[OT] web assembly memory model

Richard (Rikki) Andrew Cattermole richard at cattermole.co.nz
Sun Jan 4 06:05:12 UTC 2026


On 04/01/2026 6:28 PM, Walter Bright wrote:
> On 1/3/2026 7:30 PM, Richard (Rikki) Andrew Cattermole wrote:
>>> I don't see why calls to `new` cannot be redirected to whatever WASM 
>>> does?
>>
>> You can't do pointer arithmetic with WasmGC.
>> No subtraction, no getting pointers to fields, nothing like that.
>> That is the GC offering currently.
> 
> ```
> struct S { int a; }
> S* s = new S();
> s.a = 3;
> ```
> 
> What's the problem?

Loading and storing fields work.

But this doesn't when using the Wasm GC:

``int* ptr = &s.a;``

Or this:

```d
func(s.a);
void func(ref int);
```

>> For the linear memory, its a memory mapper only, sbrk.
>> Oh and you can have multiple linear memories that you have to keep 
>> track what the offset is actually for when dereferencing.
> 
> I don't get it.

Ahhh, I see.

Here is the man page for bsd 2.11 which is the last BSD (that is 
actively in use by retro community) to run on PDP-11: 
https://man.freebsd.org/cgi/man.cgi?query=sbrk&apropos=0&sektion=0&manpath=2.11+BSD&arch=default&format=html

It was removed in Posix 2001.
https://en.wikipedia.org/wiki/Sbrk

This is how memory is mapped into a process and then is cut up and 
returned by memory allocators like malloc.
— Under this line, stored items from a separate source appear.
constexpr int PACK_JOB_FIELDS = 14;
__global__ void pack_all_kernel(const float* __restrict__ params, float* __restrict__ packed,
                                const int64_t* __restrict__ jobs) {
  const int64_t* jb = jobs + (int64_t)blockIdx.y * PACK_JOB_FIELDS;
  const float* w = params + jb[0];
  float* dst = packed + jb[1];
  const int64_t count = jb[2];
  const int cin_total = (int)jb[3], ci_off = (int)jb[4], cin = (int)jb[5], cout = (int)jb[6], mode = (int)jb[7],
            ck = (int)jb[8], ncc = (int)jb[9], nt = (int)jb[10], parity = (int)jb[11], nv = (int)jb[12];
  const int64_t mfma_count = jb[13];
  if (nt <= -100 && nt != -400) {
    const int64_t n3 = count / 3;
    for (int64_t i = blockIdx.x * (int64_t)blockDim.x + threadIdx.x; i < n3; i += (int64_t)gridDim.x * blockDim.x) {
      uint32_t pc[3];
      split_pack_pair(w, i, cin_total, ci_off, cin, cout, mode, ncc, nt, parity, (int)mfma_count, pc);
      dst[i] = __uint_as_float(pc[0]);
      dst[i + n3] = __uint_as_float(pc[1]);
      dst[i + 2 * n3] = __uint_as_float(pc[2]);
    }
    return;
  }
  if (nt > 0 && parity >= 0 && parity < 8 && nv == 0) {
    const int64_t inner = (int64_t)(ck / 8) * nt * 128, count8 = count / 27 * 8;
    const int pz = (parity >> 2) & 1, py = (parity >> 1) & 1, px = parity & 1;
    for (int64_t i8 = blockIdx.x * (int64_t)blockDim.x + threadIdx.x; i8 < count8; i8 += (int64_t)gridDim.x * blockDim.x) {
      const int64_t q = i8 / inner, rem = i8 - q * inner;
      const int t8 = (int)(q & 7);
      const int slot = ((pz + (t8 >> 2)) * 3 + py + ((t8 >> 1) & 1)) * 3 + px + (t8 & 1);
      const int64_t idx = ((q >> 3) * 27 + (mode ? 26 - slot : slot)) * inner + rem;
      dst[idx] = pack_value(w, idx, cin_total, ci_off, cin, cout, mode, ck, ncc, nt, parity, nv, mfma_count);
    }
    return;
  }
  for (int64_t idx = blockIdx.x * (int64_t)blockDim.x + threadIdx.x; idx < count;
       idx += (int64_t)gridDim.x * blockDim.x)
    dst[idx] = pack_value(w, idx, cin_total, ci_off, cin, cout, mode, ck, ncc, nt, parity, nv, mfma_count);
}

__global__ void up_unpack_kernel(const float* __restrict__ dwc, float* __restrict__ dw, int Cin_total, int ci_off, int Cl,
                                 int Cout, int64_t total) {
  for (int64_t idx = blockIdx.x * (int64_t)blockDim.x + threadIdx.x; idx < total;
       idx += (int64_t)gridDim.x * blockDim.x) {
    const int co = (int)(idx % Cout);
    const int ci = (int)((idx / Cout) % Cl);
    const int t = (int)(idx / ((int64_t)Cout * Cl));
    const int tz = t / 9, ty = (t / 3) % 3, tx = t % 3;
    float acc = 0.f;
    for (int p = 0; p < 8; ++p) {
      const int pz = (p >> 2) & 1, py = (p >> 1) & 1, px = p & 1;
      const int sz = pz ? (tz == 2 ? 2 : 1) : (tz == 0 ? 0 : 1);
      const int sy = py ? (ty == 2 ? 2 : 1) : (ty == 0 ? 0 : 1);
      const int sx = px ? (tx == 2 ? 2 : 1) : (tx == 0 ? 0 : 1);
      acc += dwc[(((int64_t)p * 27 + (sz * 3 + sy) * 3 + sx) * Cl + ci) * Cout + co];
    }
    dw[((int64_t)t * Cin_total + ci_off + ci) * Cout + co] += acc;
  }
}
__global__ void up_clear_kernel(float* __restrict__ dwc, int Cl, int Cout, int64_t total64) {
  const int64_t inner = (int64_t)Cl * Cout;
  for (int64_t idx = blockIdx.x * (int64_t)blockDim.x + threadIdx.x; idx < total64; idx += (int64_t)gridDim.x * blockDim.x) {
    const int q = (int)(idx / inner);
    const int64_t rem = idx - (int64_t)q * inner;
    const int p = q >> 3, t8 = q & 7;
    const int slot = ((((p >> 2) & 1) + (t8 >> 2)) * 3 + ((p >> 1) & 1) + ((t8 >> 1) & 1)) * 3 + (p & 1) + (t8 & 1);
    dwc[((int64_t)p * 27 + slot) * inner + rem] = 0.f;
  }
}

template <int NT, int MT, bool RELU = false>
__device__ __forceinline__ void store_tile_rows(f32x4 (&acc)[MT][NT], float* slab, float* __restrict__ out,
                                                const float* __restrict__ bias, const float* addend, int act, int nc,
                                                int gz, int y0, int x0, int D1, int D2, int Cout, int lane) {
  const int li = lane & 15, kq = lane >> 4;
  constexpr int NW = NT * 16;
  const int c_lo = nc * NW;
  const int wc = min(Cout - c_lo, NW);
  const int wc4 = wc >> 2;
  const int nx = min(16, D2 - x0);
#pragma unroll
  for (int m = 0; m < MT; ++m) {
    const int gy = y0 + m;
    if (gy >= D1) continue;
#pragma unroll
    for (int n = 0; n < NT; ++n) {
      const int co = c_lo + n * 16 + li;
      const float bv = (bias && co < Cout) ? bias[co] : 0.f;
#pragma unroll
      for (int r = 0; r < 4; ++r) slab[(kq * 4 + r) * NW + n * 16 + li] = acc[m][n][r] + bv;
    }
    __builtin_amdgcn_wave_barrier();
    const size_t rowoff = (((size_t)gz * D1 + gy) * D2 + x0) * Cout + c_lo;
    for (int idx = lane; idx < nx * wc4; idx += 64) {
      const int x = idx / wc4, c4 = idx - x * wc4;
      float4 v = *reinterpret_cast<const float4*>(&slab[x * NW + c4 * 4]);
      const size_t o = rowoff + (size_t)x * Cout + c4 * 4;
      if (act == 2) {
        const float4 a = *reinterpret_cast<const float4*>(addend + o);
        v.x *= act_dy<RELU>(a.x);
        v.y *= act_dy<RELU>(a.y);
        v.z *= act_dy<RELU>(a.z);
        v.w *= act_dy<RELU>(a.w);
      } else if (addend) {
        const float4 a = *reinterpret_cast<const float4*>(addend + o);
        v.x += a.x;
        v.y += a.y;
        v.z += a.z;
        v.w += a.w;
      }
      if (act == 1) {
        v.x = act_f<RELU>(v.x);
        v.y = act_f<RELU>(v.y);
        v.z = act_f<RELU>(v.z);
        v.w = act_f<RELU>(v.w);
      }
      *reinterpret_cast<float4*>(out + o) = v;
    }
    __builtin_amdgcn_wave_barrier();
  }
}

For an example of this, open K&R C Programming Language 2nd edition to 
page 185. It has an example malloc implementation that uses sbrk.

This isn't how its done today, these days memory is mapped using mmap 
instead, sbrk isn't an option.

Web assembly folks however decided to do it the way we did it in the 
70's before MMU's were a thing.

>> They are typed entirely differently, you cannot mix them.
>> It is exactly like near vs far pointers.
> 
> ??

Okay, I think I understand the confusion.

Web assembly isn't a byte code like x86 is.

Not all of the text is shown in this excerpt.